Instead of ἔλεος (after κατακαυχᾶται), Rec., after A B (ed. Mai) א, etc. (Lachm. Tisch. Buttm.), C G K and B (apud Bentley), and many min. have the form ἔλεον, a nominative form which occurs indeed in the classics, but not in the N. T.

Jam 2:14. Instead of the Rec. τί τὸ ὄφελος, attested by A C** G K א, almost all min. Theoph. Oecumenius, Lachm. has adopted τί ὄφελος, after B C. On the distinction, see exposition.

Whether after the Rec. we are to read, with Tisch., λέγῃ τις, or, with Lachm., τις λέγῃ, cannot with certainty be decided; B G K א attest the former, A C the latter reading; yet the latter appears to be a correction.

Jam 2:15. After ἐάν the particle δέ is omitted in B א; since its later insertion is not easy to be explained, the Rec. is to be retained as the correct reading. After λειπόμενοι Lachm. (after A G, etc.) reads ὦσιν, which, however, is a later addition.

Jam 2:16. Also here Lachm., after B C**, has omitted the article τό before ὀφελος.
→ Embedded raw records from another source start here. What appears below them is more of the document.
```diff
@@ -883,6 +914,7 @@
         atomicAdd(d + 3, (unsigned long long)d_spans); atomicAdd(d + 4, (unsigned long long)d_spans_live); atomicAdd(d + 5, (unsigned long long)d_frags);
         atomicAdd(d + 6, (unsigned long long)d_fwin); atomicAdd(d + 7, (unsigned long long)d_rwin);
         atomicAdd(d + 8, (unsigned long long)d_pre); atomicAdd(d + 9, (unsigned long long)d_win); atomicAdd(d + 10, (unsigned long long)d_rebuild);
+        atomicAdd(d + 11, (unsigned long long)d_steps | ((unsigned long long)d_requl << 32));
     }
 #endif
     if (n_nan) atomicAdd(&a.cnt->lane[a.lane].gtab[a.gpar].frag_nan, (unsigned long long)n_nan);
```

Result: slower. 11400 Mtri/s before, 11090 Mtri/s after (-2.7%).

Jam 2:17. Instead of the Rec. ἔργα ἔχῃ, ἔχῃ ἔργα is to be read, with Griesb. Lachm. Tisch. etc., after almost all authorities.
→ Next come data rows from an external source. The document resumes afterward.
diff --git a/kzero_amd/csrc/kz_encode_dev.hpp b/kzero_amd/csrc/kz_encode_dev.hpp
--- a/kzero_amd/csrc/kz_encode_dev.hpp
+++ b/kzero_amd/csrc/kz_encode_dev.hpp
@@ -12,3 +12,15 @@
     }
     return f;
 }
+
+__device__ __forceinline__ int encoded_square(const PackedBoards in, int sym_id , int square, int hw) {
+    return in.sym ? in.square_src[min(sym_id, in.n_sym - 1) * hw + square] : square;
+}
+__device__ __forceinline__ float encoded_plane_staged(const PackedBoards in, const unsigned char *stg, int bits_bytes, int ch,
+                                                      int square, int hw) {
+    const bool is_scalar = ch < in.n_scalar, is_bool = !is_scalar && ch < in.n_scalar + in.n_bool;
+    const float s = reinterpret_cast<const float *>(stg + bits_bytes)[is_scalar ? ch : 0];
+    const unsigned bit = is_bool ? (unsigned)(ch - in.n_scalar) * hw + square : 0u;
+    const float b = (float)((stg[bit >> 3] >> (bit & 7)) & 1);
+    return is_scalar ? s : is_bool ? b : 0.0f;
+}
diff --git a/kzero_amd/csrc/kz_engine.hip b/kzero_amd/csrc/kz_engine.hip
--- a/kzero_amd/csrc/kz_engine.hip
+++ b/kzero_amd/csrc/kz_engine.hip
@@ -36,6 +36,7 @@
     p.nb4 = p.tower == Tower::resident_f16 && env_int("KZ_TOWER_NB") == 4 && cin_p == 32;
     if (p.nb4) p.heads = false;
     p.tower_prev = p.tower == Tower::resident_f16 && !p.nb4 && env_on("KZ_TOWER_PREV");
+    p.tower_stamp = p.tower == Tower::resident_f16 && !p.nb4 && !p.tower_prev && env_on("KZ_TOWER_STAMP");
     p.t32_dense3 = p.tower == Tower::resident_f32 && env_int("KZ_T32_BOARDS") == 3 &&
                    kz::tower32_dense3_supported((int)m.policy_kind, m.policy_extra_moves, m.policy_conv_channels, m.h, m.w, m.channels,
                                                 m.sh_conv.cout, m.sh_fc0.out, p.heads);
@@ -1534,6 +1535,17 @@
     });
 }
 
+#ifdef KZ_EXPERIMENTS
+KZ_API int kz_exp_tower_stamps(int device, unsigned long long *dst, size_t words, size_t *copied, int *kept, int *wgs, int *slots) {
+    return guarded("kz_exp_tower_stamps", [&]() -> int {
+        if (!dst || !copied || !kept || !wgs || !slots) return fail("kz_exp_tower_stamps: null argument");
+        HIP_TRY(hipSetDevice(device));
+        *copied = kz::tower_stamps_read(dst, words, kept, wgs, slots);
+        return 0;
+    });
+}
+#endif
+
 KZ_API int kz_engine_set_profiling(kz_engine *e, int enable) {
     return guarded("kz_engine_set_profiling", [&]() -> int {
         if (!e) return fail("kz_engine_set_profiling: null engine");
diff --git a/kzero_amd/csrc/kz_engine_forward.hpp b/kzero_amd/csrc/kz_engine_forward.hpp
--- a/kzero_amd/csrc/kz_engine_forward.hpp
+++ b/kzero_amd/csrc/kz_engine_forward.hpp
@@ -99,7 +99,7 @@
             range_site = 2 * m.depth + 1;
         }
 #ifdef KZ_EXPERIMENTS
-        t.prev = plan.tower_prev;
+        t.prev = plan.tower_prev; t.stamp = plan.tower_stamp;
 #endif
         if (launch(p, "kz_tower_resident_f16", [&] {
 #ifdef KZ_EXPERIMENTS
diff --git a/kzero_amd/csrc/kz_kernels.hpp b/kzero_amd/csrc/kz_kernels.hpp
--- a/kzero_amd/csrc/kz_kernels.hpp
+++ b/kzero_amd/csrc/kz_kernels.hpp
@@ -402,6 +402,7 @@
     int epoch;
     DecodeArgs decode;
     bool prev;
+    bool stamp;
     TapOut taps;
 };
 bool tower_resident_supported(int dtype, int h, int w, int channels, int depth, int c_in);
@@ -413,6 +414,9 @@
                       uint16_t *dst, float *bias5);
 void tower_pack_weights(const float *oihw, int cout, int cin, int cin_p, uint16_t *dst, bool tap_major = false);
 void launch_tower_resident(const TowerArgs &a, hipStream_t stream);
+#ifdef KZ_EXPERIMENTS
+size_t tower_stamps_read(unsigned long long *dst, size_t words, int *kept, int *wgs, int *slots);
+#endif
 size_t tower4_scratch_bytes(int batch);
 void launch_tower_resident4(const TowerArgs &a, void *xres, hipStream_t stream);
 
diff --git a/kzero_amd/csrc/kz_plan.hpp b/kzero_amd/csrc/kz_plan.hpp
--- a/kzero_amd/csrc/kz_plan.hpp
+++ b/kzero_amd/csrc/kz_plan.hpp
@@ -26,7 +26,7 @@
     int tower_nb = 2;
     int launches = 0;
 #ifdef KZ_EXPERIMENTS
-    bool nb4 = false, tower_prev = false, t32_dense3 = false, conv2 = false, graph = false, no_zero_copy = false;
+    bool nb4 = false, tower_prev = false, tower_stamp = false, t32_dense3 = false, conv2 = false, graph = false, no_zero_copy = false;
 #endif
 };
 
diff --git a/kzero_amd/csrc/kz_tower.hip b/kzero_amd/csrc/kz_tower.hip
--- a/kzero_amd/csrc/kz_tower.hip
+++ b/kzero_amd/csrc/kz_tower.hip
@@ -24,6 +24,7 @@
 constexpr int HEAD_KSTEPS = 5 * 8;
 constexpr int POLICY = 1880, LOGIT_LD = 96;
 constexpr int TOWER_PF_MAX = 8;
+#include "kz_tower_stamps.hpp"
 
 struct TowerDev {
     const h16 *x0;
@@ -38,6 +39,9 @@
     int *nonfinite_flag;
     int epoch;
     DecodeDev dec;
+#ifdef KZ_EXPERIMENTS
+    unsigned long long *stamps;
+#endif
 };
 
 template <int I, int N, class F>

Jam 2:18. The Rec. ἐκ τῶν ἔργων is attested by too few authorities (G K, some min.) to be considered as genuine; Griesb. has consequently correctly adopted χωρὶς τῶν ἔργ., attested by A B C א, etc. Almost all recent critics and interpreters, also Bouman, retain χωρὶς as the original reading; Reiche and Philippi certainly judge otherwise. With the reading ἐκ falls also the pronoun σου after ἔργων, which Lachm. and Tisch. have correctly omitted; it is wanting in A B א, several min. vss. etc., whilst C G K, etc., have it.

Also after τὴν πίστιν Tisch., after B C א, etc., has rightly omitted the pronoun μου (A G K, Lachm.); it appears to be added in order to bring more prominently forward the contrast to the first τὴν πίστιν σου.
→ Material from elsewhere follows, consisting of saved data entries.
int build_model(wt_model* M, TensorMap& tm) {
    const wt_arch& a = M->arch;
    const int nf = 32, H = 512;
    M->H = H;
    {
        const float* g = tm.get(std::string(ENC) + "0.conv.conv.weight_g", nf);
        const float* v = tm.get(std::string(ENC) + "0.conv.conv.weight_v", (int64_t)nf * 7);
        const float* b = tm.get(std::string(ENC) + "0.conv.conv.bias", nf);
        if (!g || !v || !b) return WT_ERR_MISSING_TENSOR;
        std::vector<float> w = fold_wn(g, v, nf, 7);
        std::vector<float> p((size_t)7 * nf);
        for (int c = 0; c < nf; ++c)
            for (int j = 0; j < 7; ++j) p[(size_t)j * nf + c] = w[(size_t)c * 7 + j];
        if (int rc = upload(M, p, &M->e0_w)) return rc;
        if (int rc = upload_raw(M, b, nf, &M->e0_b)) return rc;
    }
    int idx = 1, mult = 1;
    for (int r : M->enc_ratios) {
        ResStage st;
        st.C = mult * nf; st.r = r;
        const std::string p = std::string(ENC) + std::to_string(idx);
        if (int rc = load_wn_conv(M, tm, p + ".block.1.conv.conv", st.C / 2, st.C, 3, &st.c3)) return rc;
        if (int rc = load_wn_conv(M, tm, p + ".block.3.conv.conv", st.C, st.C / 2, 1, &st.c1)) return rc;
        if (int rc = load_wn_conv(M, tm, p + ".shortcut.conv.conv", st.C, st.C, 1, &st.sc)) return rc;
        if (int rc = load_wn_conv(M, tm, std::string(ENC) + std::to_string(idx + 2) + ".conv.conv", 2 * st.C, st.C, 2 * r, &st.down)) return rc;
        if (!resblock_fusable(st.C)) if (int rc = build_cat(M, st.sc, st.c1, &st.cat)) return rc;
        M->stages.push_back(st);
        idx += 3; mult *= 2;
    }
    if (mult * nf != H) { set_error("encoder width after the last ratio must be 512"); return WT_ERR_INVALID; }
    if (int rc = load_lstm(M, tm, std::string(ENC) + std::to_string(idx), H, &M->enc_lstm, &M->s32_ok)) return rc;
    if (int rc = load_wn_conv(M, tm, std::string(ENC) + std::to_string(idx + 2) + ".conv.conv", 512, H, 7, &M->enc_final)) return rc;

    {
        const float* inited = tm.get(std::string(VQK) + "inited", 1);
        const float* e = tm.get(std::string(VQK) + "embed", (int64_t)a.vq_bins * 512);
        if (!inited || !e) return WT_ERR_MISSING_TENSOR;
        if (inited[0] != 1.0f) {
            set_error("codebook buffer `inited` is not 1: the reference would run k-means on the first forward (core_vq.py:140-151)");
            return WT_ERR_NOT_INITED;
        }
        std::vector<float> all((size_t)a.num_quantizers * a.vq_bins * 512);
        std::memcpy(all.data(), e, (size_t)a.vq_bins * 512 * sizeof(float));
        for (int q = 1; q < a.num_quantizers; ++q) {
            const std::string pq = "feature_extractor.encodec.quantizer.vq.layers." + std::to_string(q) + "._codebook.";
            const float* eq = tm.get(pq + "embed", (int64_t)a.vq_bins * 512);
            if (!eq) return WT_ERR_MISSING_TENSOR;
            std::memcpy(all.data() + (size_t)q * a.vq_bins * 512, eq, (size_t)a.vq_bins * 512 * sizeof(float));
        }
        M->embed.rows = a.vq_bins; M->embed.cols = 512;
        if (int rc = upload(M, all, &M->embed.w)) return rc;
        std::vector<float> ee(a.vq_bins);
        for (int n = 0; n < a.vq_bins; ++n) {
            float s = 0.f;
            for (int c = 0; c < 512; ++c) s += e[(size_t)n * 512 + c] * e[(size_t)n * 512 + c];
            ee[n] = s;
        }
        if (int rc = upload(M, ee, &M->ee)) return rc;
    }

    const int D = a.dim, I = a.intermediate_dim, A = a.adanorm_num_embeddings;
    if (int rc = load_plain_conv(M, tm, "backbone.embed", D, a.input_channels, 7, &M->bb_embed)) return rc;
    const int ridx[4] = {0, 1, 3, 4};
    for (int i = 0; i < 4; ++i) {
        const std::string p = "backbone.pos_net." + std::to_string(ridx[i]);
        PosRes& r = M->res[i];
        if (int rc = load_vec(M, tm, p + ".norm1.weight", D, &r.n1w)) return rc;
        if (int rc = load_vec(M, tm, p + ".norm1.bias", D, &r.n1b)) return rc;
        if (int rc = load_vec(M, tm, p + ".norm2.weight", D, &r.n2w)) return rc;
        if (int rc = load_vec(M, tm, p + ".norm2.bias", D, &r.n2b)) return rc;
        if (int rc = load_plain_conv(M, tm, p + ".conv1", D, D, 3, &r.c1)) return rc;
        if (int rc = load_plain_conv(M, tm, p + ".conv2", D, D, 3, &r.c2)) return rc;
    }
    {
        const std::string p = "backbone.pos_net.2";
        if (int rc = load_vec(M, tm, p + ".norm.weight", D, &M->at_nw)) return rc;
        if (int rc = load_vec(M, tm, p + ".norm.bias", D, &M->at_nb)) return rc;
        const float* wq = tm.get(p + ".q.weight", (int64_t)D * D);
        const float* wk = tm.get(p + ".k.weight", (int64_t)D * D);
        const float* bq = tm.get(p + ".q.bias", D);
        const float* bk = tm.get(p + ".k.bias", D);
        if (!wq || !wk || !bq || !bk) return WT_ERR_MISSING_TENSOR;
        std::vector<float> wqk((size_t)2 * D * D), bqk(2 * D);
        std::memcpy(&wqk[0], wq, (size_t)D * D * sizeof(float));
        std::memcpy(&wqk[(size_t)D * D], wk, (size_t)D * D * sizeof(float));
        std::memcpy(&bqk[0], bq, D * sizeof(float));
        std::memcpy(&bqk[D], bk, D * sizeof(float));
        if (int rc = upload_gemm(M, wqk, 2 * D, D, &M->at_Wqk)) return rc;
        if (int rc = upload(M, bqk, &M->at_bqk)) return rc;
        if (int rc = load_gemm(M, tm, p + ".v.weight", D, D, &M->at_Wv)) return rc;
        if (int rc = load_vec(M, tm, p + ".v.bias", D, &M->at_bv)) return rc;
        if (int rc = load_gemm(M, tm, p + ".proj_out.weight", D, D, &M->at_Wp)) return rc;
        if (int rc = load_vec(M, tm, p + ".proj_out.bias", D, &M->at_bp)) return rc;
    }
    if (int rc = load_vec(M, tm, "backbone.pos_net.5.weight", D, &M->gn5w)) return rc;
    if (int rc = load_vec(M, tm, "backbone.pos_net.5.bias", D, &M->gn5b)) return rc;
    if (A <= 0) { set_error("only the AdaLayerNorm (adanorm_num_embeddings > 0) backbone is implemented"); return WT_ERR_INVALID; }
    if (int rc = load_vec(M, tm, "backbone.norm.scale.weight", (int64_t)A * D, &M->ada_s)) return rc;
    if (int rc = load_vec(M, tm, "backbone.norm.shift.weight", (int64_t)A * D, &M->ada_h)) return rc;
    for (int i = 0; i < a.num_layers; ++i) {
        const std::string p = "backbone.convnext." + std::to_string(i);
        CnxBlock c;
        const float* dw = tm.get(p + ".dwconv.weight", (int64_t)D * 7);
        if (!dw) return WT_ERR_MISSING_TENSOR;
        std::vector<float> dwp((size_t)7 * D);
        for (int ch = 0; ch < D; ++ch)
            for (int j = 0; j < 7; ++j) dwp[(size_t)j * D + ch] = dw[(size_t)ch * 7 + j];
        if (int rc = upload(M, dwp, &c.dw_w)) return rc;
        if (int rc = load_vec(M, tm, p + ".dwconv.bias", D, &c.dw_b)) return rc;
        if (int rc = load_vec(M, tm, p + ".norm.scale.weight", (int64_t)A * D, &c.ada_s)) return rc;
        if (int rc = load_vec(M, tm, p + ".norm.shift.weight", (int64_t)A * D, &c.ada_h)) return rc;
        if (int rc = load_gemm(M, tm, p + ".pwconv1.weight", I, D, &c.W1)) return rc;
        if (int rc = load_vec(M, tm, p + ".pwconv1.bias", I, &c.b1)) return rc;
        if (int rc = load_gemm(M, tm, p + ".pwconv2.weight", D, I, &c.W2)) return rc;
        if (int rc = load_vec(M, tm, p + ".pwconv2.bias", D, &c.b2)) return rc;
        if (int rc = load_vec(M, tm, p + ".gamma", D, &c.gamma)) return rc;
        M->cnx.push_back(c);
    }
    if (int rc = load_vec(M, tm, "backbone.final_layer_norm.weight", D, &M->fln_w)) return rc;
    if (int rc = load_vec(M, tm, "backbone.final_layer_norm.bias", D, &M->fln_b)) return rc;

    {
        const int N = a.n_fft, hop = a.hop_length;
        if (N % hop != 0 || N % 2 != 0 || (N - hop) % 2 != 0) {
            set_error("ISTFT kernel needs n_fft to be an even multiple of hop_length"); return WT_ERR_INVALID;
        }
        if (N % 4 != 0) { set_error("ISTFT kernel needs n_fft % 4 == 0"); return WT_ERR_INVALID; }
        const int bins = N / 2 + 1;
        const int Q = N / 4;
        const int Kq = ((Q + 1 + 31) / 32) * 32;
        const int Kb = 2 * Kq;
        const int R = N / hop;
        M->Kb = Kb; M->Kq = Kq; M->bins_f = bins; M->R = R;
        const float* w = tm.get("head.out.weight", (int64_t)(N + 2) * D);
        const float* b = tm.get("head.out.bias", N + 2);
        const float* win = tm.get("head.istft.window", N);
        if (!w || !b || !win) return WT_ERR_MISSING_TENSOR;
        auto slot_bin = [&](int s) { int f = s < Kq ? 2 * s : 2 * (s - Kq) + 1; return f <= N / 2 && (s < Kq || s - Kq < Q) ? f : -1; };
        std::vector<float> wp((size_t)2 * Kb * D, 0.f), bp((size_t)2 * Kb, 0.f);
        for (int sl = 0; sl < Kb; ++sl) {
            const int f = slot_bin(sl);
            if (f < 0) continue;
            const size_t pm = (size_t)(sl / 16) * 32 + (sl % 16), pp = pm + 16;
            std::memcpy(&wp[pm * D], &w[(size_t)f * D], D * sizeof(float));
            std::memcpy(&wp[pp * D], &w[(size_t)(bins + f) * D], D * sizeof(float));
            bp[pm] = b[f];
            bp[pp] = b[bins + f];
        }
        if (int rc = upload_gemm(M, wp, 2 * Kb, D, &M->head_W)) return rc;
        if (int rc = upload(M, bp, &M->head_b)) return rc;
        std::vector<float> basis((size_t)4 * Kq * Kq, 0.f);
        const double two_pi = 6.283185307179586476925286766559;
        for (int n = 0; n <= Q; ++n)
            for (int g = 0; g <= Q; ++g) {
                const int fe = 2 * g, fo = 2 * g + 1;
                const bool edge = (fe == 0) || (fe == N / 2);
                const double ce = (edge ? 1.0 : 2.0) / (double)N, co = 2.0 / (double)N;
                const double the = two_pi * (double)(((long)fe * n) % N) / (double)N;
                const double tho = two_pi * (double)(((long)fo * n) % N) / (double)N;
                basis[((size_t)0 * Kq + n) * Kq + g] = (float)(ce * std::cos(the));
                basis[((size_t)2 * Kq + n) * Kq + g] = edge ? 0.f : (float)(ce * std::sin(the));
                if (g < Q) {
                    basis[((size_t)1 * Kq + n) * Kq + g] = (float)(co * std::cos(tho));
                    basis[((size_t)3 * Kq + n) * Kq + g] = (float)(co * std::sin(tho));
                }
            }
        if (int rc = upload_gemm(M, basis, 4 * Kq, Kq, &M->istft_W)) return rc;
        if (int rc = upload_raw(M, win, N, &M->win)) return rc;
        std::vector<float> wsq(N);
        for (int n = 0; n < N; ++n) wsq[n] = win[n] * win[n];
        if (int rc = upload(M, wsq, &M->wsq)) return rc;
    }

    M->has_seadec = tm.has(std::string(DEC) + "0.conv.conv.weight_v");
    if (M->has_seadec) {
        int m2 = 1 << a.n_ratios;
        if (int rc = load_wn_conv(M, tm, std::string(DEC) + "0.conv.conv", m2 * nf, 512, 7, &M->sd_first)) return rc;
        if (int rc = load_lstm(M, tm, std::string(DEC) + "1", H, &M->sd_lstm, &M->sd_s32_ok)) return rc;
        int di = 2;
        for (int i = 0; i < a.n_ratios; ++i) {
            const int r = a.ratios[i];
            SeaDecStage st;
            st.cin = m2 * nf; st.cout = st.cin / 2; st.k = 2 * r; st.r = r;
            const std::string p = std::string(DEC) + std::to_string(di + 1) + ".convtr.convtr";
            const float* g = tm.get(p + ".weight_g", st.cin);
            const float* v = tm.get(p + ".weight_v", (int64_t)st.cin * st.cout * st.k);
            const float* b = tm.get(p + ".bias", st.cout);
            if (!g || !v || !b) return WT_ERR_MISSING_TENSOR;
            std::vector<float> w = fold_wn(g, v, st.cin, (int64_t)st.cout * st.k);
            std::vector<float> pk((size_t)st.k * st.cin * st.cout);
            for (int ci = 0; ci < st.cin; ++ci)
                for (int co = 0; co < st.cout; ++co)
                    for (int j = 0; j < st.k; ++j)
                        pk[((size_t)j * st.cin + ci) * st.cout + co] = w[((size_t)ci * st.cout + co) * st.k + j];
            if (int rc = upload(M, pk, &st.tr_w)) return rc;
            if (st.k == 2 * r) {
                std::vector<float> pp((size_t)r * st.cout * 2 * st.cin);
                for (int ph = 0; ph < r; ++ph)
                    for (int co = 0; co < st.cout; ++co)
                        for (int ci = 0; ci < st.cin; ++ci) {
                            pp[(((size_t)ph * st.cout + co) * 2 + 0) * st.cin + ci] = w[((size_t)ci * st.cout + co) * st.k + ph + r];
                            pp[(((size_t)ph * st.cout + co) * 2 + 1) * st.cin + ci] = w[((size_t)ci * st.cout + co) * st.k + ph];
                        }
                if (int rc = upload_gemm(M, pp, r * st.cout, 2 * st.cin, &st.tr_wp)) return rc;
            }
            if (int rc = upload_raw(M, b, st.cout, &st.tr_b)) return rc;
            const std::string rp = std::string(DEC) + std::to_string(di + 2);
            const int h = st.cout;
            if (int rc = load_wn_conv(M, tm, rp + ".block.1.conv.conv", h / 2, h, 3, &st.c3)) return rc;
            if (int rc = load_wn_conv(M, tm, rp + ".block.3.conv.conv", h, h / 2, 1, &st.c1)) return rc;
            if (int rc = load_wn_conv(M, tm, rp + ".shortcut.conv.conv", h, h, 1, &st.sc)) return rc;
            if (!resblock_fusable(h)) if (int rc = build_cat(M, st.sc, st.c1, &st.cat)) return rc;
            M->sd_stages.push_back(st);
            di += 3; m2 /= 2;
        }
        const std::string p = std::string(DEC) + std::to_string(di + 1) + ".conv.conv";
        const float* g = tm.get(p + ".weight_g", 1);
        const float* v = tm.get(p + ".weight_v", (int64_t)nf * 7);
        const float* b = tm.get(p + ".bias", 1);
        if (!g || !v || !b) return WT_ERR_MISSING_TENSOR;
        std::vector<float> w = fold_wn(g, v, 1, (int64_t)nf * 7);
        std::vector<float> pk((size_t)7 * nf);
        for (int c = 0; c < nf; ++c)
            for (int j = 0; j < 7; ++j) pk[(size_t)j * nf + c] = w[(size_t)c * 7 + j];
        if (int rc = upload(M, pk, &M->sd_last_w)) return rc;
        if (int rc = upload_raw(M, b, 1, &M->sd_last_b)) return rc;
    }
    return 0;
}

Jam 2:19. The Rec. is ὁ Θεὸς εἷς ἐστι; so G. In the most important MSS., however, εἷς stands first; so in A B C א in favour of this reading is also the line of thought; yet the difference is found that ἐστιν in A א precedes (Lachm.), and in B C follows ὁ Θεός (Tisch.); which reading is the original cannot be decided, yet the former appears to be a correction. B omits before Θεός.

Jam 2:20. Instead of the Rec. νεκρά, after A C** G K א, several min. vss. Theoph. Oecumenius, Lachm. and Tisch. have adopted ἀργή, after B C* etc., which is preferred by Wiesinger, Brückner, Lange; whereas Reiche and Bouman prefer the Rec. It is possible that, in order to avoid the frequent repetition of νεκρά (see Jam 2:17; Jam 2:26), the word ἀργή = ἀεργη, as corresponding to χωρὶς τῶν ἔργων, was substituted; but it is also possible that the reference to that verse occasioned the displacement of ἀργή; it is difficult to arrive at a sure decision.

Jam 2:24. The particle τοίνυν after ὁρᾶτε is already correctly omitted by Griesbach, being wanting in A B C א, etc.

Jam 2:25. Instead of ἀγγέλους, C G, etc., have κατασκόπους, which, however, is evidently borrowed from Hebrews 11:31.

My brethren, have not the faith of our Lord Jesus Christ, the Lord of glory, with respect of persons.
Jam 2:1. In close connection with the thought contained in chap. Jam 1:27, that true worship consists in the exhibition of compassionate love, James proceeds to reprove a practice of his readers, consisting in a partial respect to the rich and a depreciation of the poor, which formed the most glaring contrast to that love.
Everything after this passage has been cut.